Scotland Reduces Waste to Landfill by Over a Third

The amount of waste from Scottish homes and businesses being landfilled has dropped by almost 36% in the past five years, with the amount of waste generated falling and waste recycling increasing.  Between 2005 and 2009, the total amount of waste generated fell by 22%, according to the Scottish Environment Protection Agency (SEPA) in its annual Waste Data Digest.

During the same period, the total amount of controlled waste landfilled in Scotland dropped from 7.3 million tonnes in 2005 to 4.7 million tonnes in 2009. The amount of biodegradable waste landfilled fell by 26%, and waste treated by waste management sites in Scotland rose by 30% over the past five years. The amount of household waste recycled and composted grew by 45% between 2005 and 2009.

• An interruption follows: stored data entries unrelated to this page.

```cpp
E4S_API int e4s_modconv_prep_weights_sb(uint16_t* whi, uint16_t* wlo, float* wsq, const float* weight, const float* blur,
                                        int cout, int cin, int up, void* stream);
#define E4S_X_NHWC 2
#define E4S_OUT_NHWC 4
#define E4S_X_SP 8
#define E4S_OUT_SP 16
E4S_API int e4s_region_modconv3x3_sb(float* out, const float* x, const uint16_t* whi, const uint16_t* wlo, const float* s, const float* d,
                                     const uint8_t* labels, int lh, int lw,
                                     const float* noise, int noise_bs, const float* noise_weight, const float* act_bias, int act,
                                     int bs, int cin, int cout, int h, int w, int nreg, int up,
                                     float* workspace, int64_t workspace_floats,
                                     float* rgb_out, const float* rgb_wt, const float* rgb_s, const float* rgb_bias,
                                     const float* rgb_skip, const float* rgb_up_kernel, const float* s_next,
                                     const uint8_t* uniform_blocks, const int* uniform_ctrl, void* stream);

E4S_API int e4s_modconv_mx_weight_bytes(int cout, int cin, int up, int arith, int64_t* bytes);
E4S_API int e4s_modconv_prep_weights_mx(void* dst, const float* weight, const float* blur, int cout, int cin, int up, int arith, void* stream);
E4S_API int e4s_region_modconv3x3_mx(float* out, const float* x, const void* wmx, int arith, int* flags, const float* s, const float* d,
                                     const uint8_t* labels, int lh, int lw,
                                     const float* noise, int noise_bs, const float* noise_weight, const float* act_bias, int act,
                                     int bs, int cin, int cout, int h, int w, int nreg, int up,
// ... 390 lines not shown
```

Baseline: 1581 faces/s.

## Fuse split-K reduction into the conv kernel via last-arriver tile counters

Split-K modulated-conv launches now keep a per-tile arrival counter in the workspace tail. The last block to finish a tile sums the partials and applies the demod/noise/bias/activation epilogue, so the separate finalize kernel launch is skipped. This removes one kernel launch and one full pass over the partial buffer per split-K layer. In exchange, partial stores become agent-scope atomic stores and every block pays for an extra barrier and a counter atomic, and the reduction work falls to a single block per tile.

```diff
diff --git a/e4s2024_amd/_lib.py b/e4s2024_amd/_lib.py
--- a/e4s2024_amd/_lib.py
+++ b/e4s2024_amd/_lib.py
@@ -52,8 +52,8 @@
 with open(HEADER) as _f:
     _PROTOS, _RESTYPES, _STRUCTS, _DEFINES = parse_header(_f.read())
 
-ABI_VERSION, ERR_ARG, MAX_REGIONS, LABEL_NONE, MAX_STYLE_JOBS, MAX_TARGETS, X_NHWC, OUT_NHWC, X_SP, OUT_SP = (_DEFINES["E4S_" + n] for n in (
-    "ABI_VERSION", "ERR_ARG", "MAX_REGIONS", "LABEL_NONE", "MAX_STYLE_JOBS", "MAX_TARGETS", "X_NHWC", "OUT_NHWC", "X_SP", "OUT_SP"))
+ABI_VERSION, ERR_ARG, MAX_REGIONS, LABEL_NONE, MAX_STYLE_JOBS, MAX_TARGETS, X_NHWC, OUT_NHWC, X_SP, OUT_SP, WS_COUNTERS, SPLITK_COUNTERS = (_DEFINES["E4S_" + n] for n in (
+    "ABI_VERSION", "ERR_ARG", "MAX_REGIONS", "LABEL_NONE", "MAX_STYLE_JOBS", "MAX_TARGETS", "X_NHWC", "OUT_NHWC", "X_SP", "OUT_SP", "WS_COUNTERS", "SPLITK_COUNTERS"))
 
 
 def targets(ptrs, weights):
diff --git a/e4s2024_amd/csrc/modconv_mx4.hip b/e4s2024_amd/csrc/modconv_mx4.hip
--- a/e4s2024_amd/csrc/modconv_mx4.hip
+++ b/e4s2024_amd/csrc/modconv_mx4.hip
@@ -303,7 +303,7 @@
     } else {
         SbParams pc = p;
         pc.wmx = reinterpret_cast<const unsigned char*>(p.whi);
-        mx_tile_body<1, false, false, false>(pc, lds_raw, tile, (int)(2u * phase + (c & 1u)), 0, (int)(c >> 1), b);
+        mx_tile_body<1, false, false, false, false>(pc, lds_raw, tile, (int)(2u * phase + (c & 1u)), 0, (int)(c >> 1), b);
     }
 }
 
diff --git a/e4s2024_amd/csrc/modconv_mx_tile.h b/e4s2024_amd/csrc/modconv_mx_tile.h
--- a/e4s2024_amd/csrc/modconv_mx_tile.h
+++ b/e4s2024_amd/csrc/modconv_mx_tile.h
@@ -116,7 +116,7 @@
 constexpr int MX_NORM_BYTES = 2 * MX_NORM_MAX_CIN * 4;
 static_assert(MxLds<0>::BYTES + MX_NORM_BYTES <= 160 * 1024 && MxLds<1>::BYTES + MX_NORM_BYTES <= 160 * 1024, "LDS plan of the plain-convolution mode");
 
-template <int ARITH, bool RGB, bool OSP, bool ENC = false>
+template <int ARITH, bool RGB, bool OSP, bool ENC = false, bool SPLITK = true>
 __device__ __forceinline__ void mx_tile_body(const SbParams& p, unsigned char* lds_raw, const int tile, const int par, const int ks, const int cotile, const int b) {
     static_assert(!ENC || (!RGB && !OSP), "plain-convolution mode has its own epilogue");
     using L = MxLds<ARITH>;
@@ -491,9 +491,14 @@
 #pragma unroll
                 for (int r = 0; r < 16; ++r) {
                     const int co = co0 + i * 32 + (r & 3) + 8 * (r >> 2) + 4 * khalf;
-                    if (co < p.cout) part[(size_t)co * ho * wo + opix] = acc[i][0][r];
-                }
-        }
+                    if (co < p.cout) splitk_store(part + (size_t)co * ho * wo + opix, acc[i][0][r], SPLITK && p.splitk_ctr != nullptr);
+                }
+        }
+        if (RGB || OSP || !SPLITK || !p.splitk_ctr) return;
+        const int npar = p.up ? 4 : 1;
+        int* ctr = p.splitk_ctr + (((size_t)b * ncot + cotile) * npar + par) * (p.tiles_x * p.tiles_y) + tile;
+        if (splitk_last_arriver(ctr, p.ksplit, reinterpret_cast<volatile int*>(lds_raw)))
+            splitk_reduce_tile<C, 4, 1, 8>(p, cls, co0, b, y0, x0, pa, pb_, ho, wo);
         return;
     }
     if constexpr (MX_ABL & 1024) { if (acc[0][0][0] == 12345.f) p.out[tid] = acc[1][0][1] + acc[2][0][2] + acc[3][0][3]; return; }
diff --git a/e4s2024_amd/csrc/modconv_sb.h b/e4s2024_amd/csrc/modconv_sb.h
--- a/e4s2024_amd/csrc/modconv_sb.h
+++ b/e4s2024_amd/csrc/modconv_sb.h
@@ -41,6 +41,7 @@
     int xcd_remap;
     int* flags;
     unsigned perm_mul;
+    int* splitk_ctr;
 };
 
 template <int CB, int PB, int WC, int WP, int LOG_TW>
@@ -271,6 +272,81 @@
     }
 }
 
+__device__ __forceinline__ float splitk_epilogue(float a, bool in_region, float d, bool has_noise, float nw, float nz, bool has_bias, float bias, int act) {
+    float v = 0.f;
+    if (in_region) v = __fmul_rn(a, d);
+    if (has_noise) v = __fmaf_rn(nw, nz, v);
+    if (has_bias) v = __fadd_rn(v, bias);
+    if (act) v = __fmul_rn(v > 0.f ? v : __fmul_rn(v, 0.2f), 1.41421356237309515f);
+    return v;
+}
+
+__device__ __forceinline__ void splitk_store(float* dst, float v, bool through) {
+    if (through) __hip_atomic_store(dst, v, __ATOMIC_RELAXED, __HIP_MEMORY_SCOPE_AGENT);
+    else *dst = v;
+}
+
+__device__ __forceinline__ bool splitk_last_arriver(int* ctr, int ksplit, volatile int* flagw) {
+    asm volatile("s_waitcnt vmcnt(0)" ::: "memory");
+    __syncthreads();
+    if (threadIdx.x == 0) {
+        const int ticket = __hip_atomic_fetch_add(ctr, 1, __ATOMIC_RELAXED, __HIP_MEMORY_SCOPE_AGENT);
+        const bool last = ticket == ksplit - 1;
+        if (last) {
+            __hip_atomic_store(ctr, 0, __ATOMIC_RELAXED, __HIP_MEMORY_SCOPE_AGENT);
+            __builtin_amdgcn_fence(__ATOMIC_ACQUIRE, "agent");
+            asm volatile("s_waitcnt vmcnt(0)" ::: "memory");
+        }
+        *flagw = last ? 1 : 0;
+    }
+    __syncthreads();
+    return *flagw != 0;
+}
+
+template <class C, int CB, int PB, int WP>
+__device__ __forceinline__ void splitk_reduce_tile(const SbParams& p, const int (&cls)[PB], int co0, int b, int y0, int x0, int pa, int pb_, int ho, int wo) {
+    const int lane = threadIdx.x & 63, wave = threadIdx.x >> 6;
+    const int l5 = lane & 31, khalf = lane >> 5;
+    const int wc = wave / WP, wp = wave % WP;
+    const size_t ohw = (size_t)ho * wo;
+    const size_t slice = (size_t)p.bs * p.cout * ohw;
+    const float* part = p.partial + (size_t)b * p.cout * ohw;
+    float* outb = p.out + (size_t)b * p.cout * ohw;
+    const bool has_noise = p.noise != nullptr, has_bias = p.act_bias != nullptr;
+    const float nw = has_noise ? p.noise_weight[0] : 0.f;
+#pragma unroll
+    for (int q = 0; q < PB; ++q) {
+        const int pbk = wp * PB + q;
+        const int y = y0 + C::blk_y(pbk, l5), x = x0 + C::blk_x(pbk, l5);
+        if (y >= p.h || x >= p.w) continue;
+        const size_t opix = (size_t)(p.up ? 2 * y + pa : y) * wo + (p.up ? 2 * x + pb_ : x);
+        const float nz = has_noise ? p.noise[(size_t)b * p.noise_bstride + opix] : 0.f;
+        const bool in_region = cls[q] >= 0;
+        const float* drow = (p.d && in_region) ? p.d + ((size_t)b * p.nreg + cls[q]) * p.cout : nullptr;
+#pragma unroll
+        for (int i = 0; i < CB; ++i) {
+            const int cb0 = co0 + (wc * CB + i) * 32 + 4 * khalf;
+            float a[16];
+#pragma unroll
+            for (int r = 0; r < 16; ++r) a[r] = 0.f;
+            for (int k = 0; k < p.ksplit; ++k) {
+                const float* pk = part + (size_t)k * slice + opix;
+#pragma unroll
+                for (int r = 0; r < 16; ++r) {
+                    const int co = cb0 + (r & 3) + 8 * (r >> 2);
+                    if (co < p.cout) a[r] += pk[(size_t)co * ohw];
+                }
+            }
+#pragma unroll
+            for (int r = 0; r < 16; ++r) {
+                const int co = cb0 + (r & 3) + 8 * (r >> 2);
+                if (co < p.cout)
+                    outb[(size_t)co * ohw + opix] = splitk_epilogue(a[r], in_region, drow ? drow[co] : 1.f, has_noise, nw, nz, has_bias, has_bias ? p.act_bias[co] : 0.f, p.act);
+            }
+        }
+    }
+}
+
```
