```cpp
hipError_t scratch_alloc(void **out, size_t bytes) {
    *out = nullptr;
    int device = 0;
    hipError_t e = hipGetDevice(&device);
    if (e != hipSuccess) return e;
    const size_t need = (bytes + ROUND - 1) / ROUND * ROUND + (bytes == 0 ? ROUND : 0);
    const size_t slack = need / 4 > ((size_t)32 << 20) ? need / 4 : ((size_t)32 << 20);
    try {
        std::lock_guard<std::mutex> lock(g_mu);
        g_live.reserve(g_live.size() + 1);
        size_t best = g_free.size();
        for (size_t i = 0; i < g_free.size(); ++i)
            if (g_free[i].device == device && g_free[i].cap >= need && g_free[i].cap <= need + slack &&
                (best == g_free.size() || g_free[i].cap < g_free[best].cap))
                best = i;
        if (best != g_free.size()) {
            Block b = g_free[best];
            g_free.erase(g_free.begin() + (long)best);
            g_live.push_back(b);
            *out = b.p;
            return hipSuccess;
        }
    } catch (const std::bad_alloc &) {
        return hipErrorOutOfMemory;
    }
    void *p = nullptr;
    e = hipMalloc(&p, need);
    if (e == hipErrorOutOfMemory) {
        (void)hipGetLastError();
        release_scratch();
        e = hipMalloc(&p, need);
    }
    if (e != hipSuccess) return e;
    try {
        std::lock_guard<std::mutex> lock(g_mu);
        g_live.push_back(Block{device, p, need, 0});
    } catch (const std::bad_alloc &) {
        (void)hipFree(p);
        return hipErrorOutOfMemory;
    }
    *out = p;
    return hipSuccess;
}

void scratch_free(void *p, bool keep) {
    if (!p) return;
    std::vector<Block> gone;
    bool found = false;
    {
        std::lock_guard<std::mutex> lock(g_mu);
        for (size_t i = 0; i < g_live.size(); ++i) {
            if (g_live[i].p != p) continue;
            Block b = g_live[i];
            g_live.erase(g_live.begin() + (long)i);
            found = true;
            const size_t budget = device_budget(b.device);
            if (!keep || b.cap > budget) { gone.push_back(b); break; }
            b.tick = ++g_tick;
            try { g_free.push_back(b); } catch (const std::bad_alloc &) { gone.push_back(b); break; }
            size_t kept = 0;
            for (const Block &f : g_free) if (f.device == b.device) kept += f.cap;
            while (kept > budget) {
                size_t oldest = g_free.size();
                for (size_t k = 0; k < g_free.size(); ++k)
                    if (g_free[k].device == b.device && (oldest == g_free.size() || g_free[k].tick < g_free[oldest].tick)) oldest = k;
                if (oldest == g_free.size()) break;
                kept -= g_free[oldest].cap;
                try { gone.push_back(g_free[oldest]); } catch (const std::bad_alloc &) { break; }
                g_free.erase(g_free.begin() + (long)oldest);
            }
            break;
        }
    }
    if (!found) { note_cleanup(hipFree(p), "hipFree(block the scratch pool does not know)"); return; }
    give_back(gone);
}

hipError_t scratch_stream(hipStream_t *st, int role) {
    *st = nullptr;
    int device = 0;
// ... 39 lines not shown
```

### climate_toolbox_amd/csrc/wagg_util.hip

```cpp
#include <cstring>
#include <mutex>
#include <utility>

#include "wagg_common.h"
#include "wagg_host.h"

namespace wagg {

static thread_local char g_err[512] = "";

void clear_error() { g_err[0] = '\0'; }

void set_error(const char *fmt, ...) {
    va_list ap;
    va_start(ap, fmt);
    vsnprintf(g_err, sizeof(g_err), fmt, ap);
    va_end(ap);
}

hipError_t allow_dynamic_lds(const void *kern, size_t bytes) {
    static std::mutex mu;
    static std::vector<std::pair<const void *, int>> done;
    int dev = 0;
    hipError_t e = hipGetDevice(&dev);
// ... 252 lines not shown
    int64_t total = 1;
    for (int k = 0; k < 6; ++k) {
        d.shape[k] = k < nd ? shape[k] : 1; d.sstride[k] = k < nd ? sstride[k] : 0;
        WAGG_REQUIRE(d.shape[k] >= 0 && d.sstride[k] >= 0, "negative extent or stride");
        total *= d.shape[k];
    }
    if (total == 0) return WAGG_OK;
    WAGG_REQUIRE(src && dst, "NULL pointer");
    hipLaunchKernelGGL((relayout_kernel<T>), dim3(256 * 16), dim3(256), 0, (hipStream_t)stream, src, d, total, dst);
    WAGG_HIP(hipGetLastError());
    return WAGG_OK;
}

static int relayout_to_f64(const void *src, int src_type, int nd, const int64_t *shape, const int64_t *sstride, double *dst, void *stream) {
    WAGG_REQUIRE(nd >= 1 && nd <= 6 && shape && sstride, "1..6 dimensions");
    RelayoutDims d;
    d.nd = nd;
    int64_t total = 1;
    for (int k = 0; k < 6; ++k) {
        d.shape[k] = k < nd ? shape[k] : 1; d.sstride[k] = k < nd ? sstride[k] : 0;
        WAGG_REQUIRE(d.shape[k] >= 0 && d.sstride[k] >= 0, "negative extent or stride");
        total *= d.shape[k];
    }
    if (total == 0) return WAGG_OK;
    WAGG_REQUIRE(src && dst, "NULL pointer");
#define WAGG_TO_F64(S) hipLaunchKernelGGL((relayout_to_f64_kernel<S>), dim3(256 * 16), dim3(256), 0, (hipStream_t)stream, (const S *)src, d, total, dst)
    switch (src_type) {
        case WAGG_T_F16: WAGG_TO_F64(_Float16); break;
        case WAGG_T_BF16: WAGG_TO_F64(bf16_bits); break;
        case WAGG_T_I8: WAGG_TO_F64(int8_t); break;
        case WAGG_T_U8: WAGG_TO_F64(uint8_t); break;
        case WAGG_T_I16: WAGG_TO_F64(int16_t); break;
        case WAGG_T_I32: WAGG_TO_F64(int32_t); break;
        case WAGG_T_I64: WAGG_TO_F64(int64_t); break;
        case WAGG_T_F32: WAGG_TO_F64(float); break;
        case WAGG_T_F64: WAGG_TO_F64(double); break;
        default: WAGG_REQUIRE(false, "unknown element type %d", src_type);
    }
#undef WAGG_TO_F64
    WAGG_HIP(hipGetLastError());
    return WAGG_OK;
}
}
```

“The conclusions from these latest figures are very encouraging and show that, as a nation, we are producing less waste, recycling more and landfilling less – all of which is good news for protecting the environment,” says Martin Marsden, head of Environmental Quality at SEPA. “There are still challenges ahead and we must all accept that new services, facilities and, most importantly, changes to our lifestyles will be needed if we are to further prevent, reuse and recycle our waste in Scotland. We will be working with the Scottish Government and Zero Waste Scotland, the waste management industry and Scottish local authorities to help make that happen.”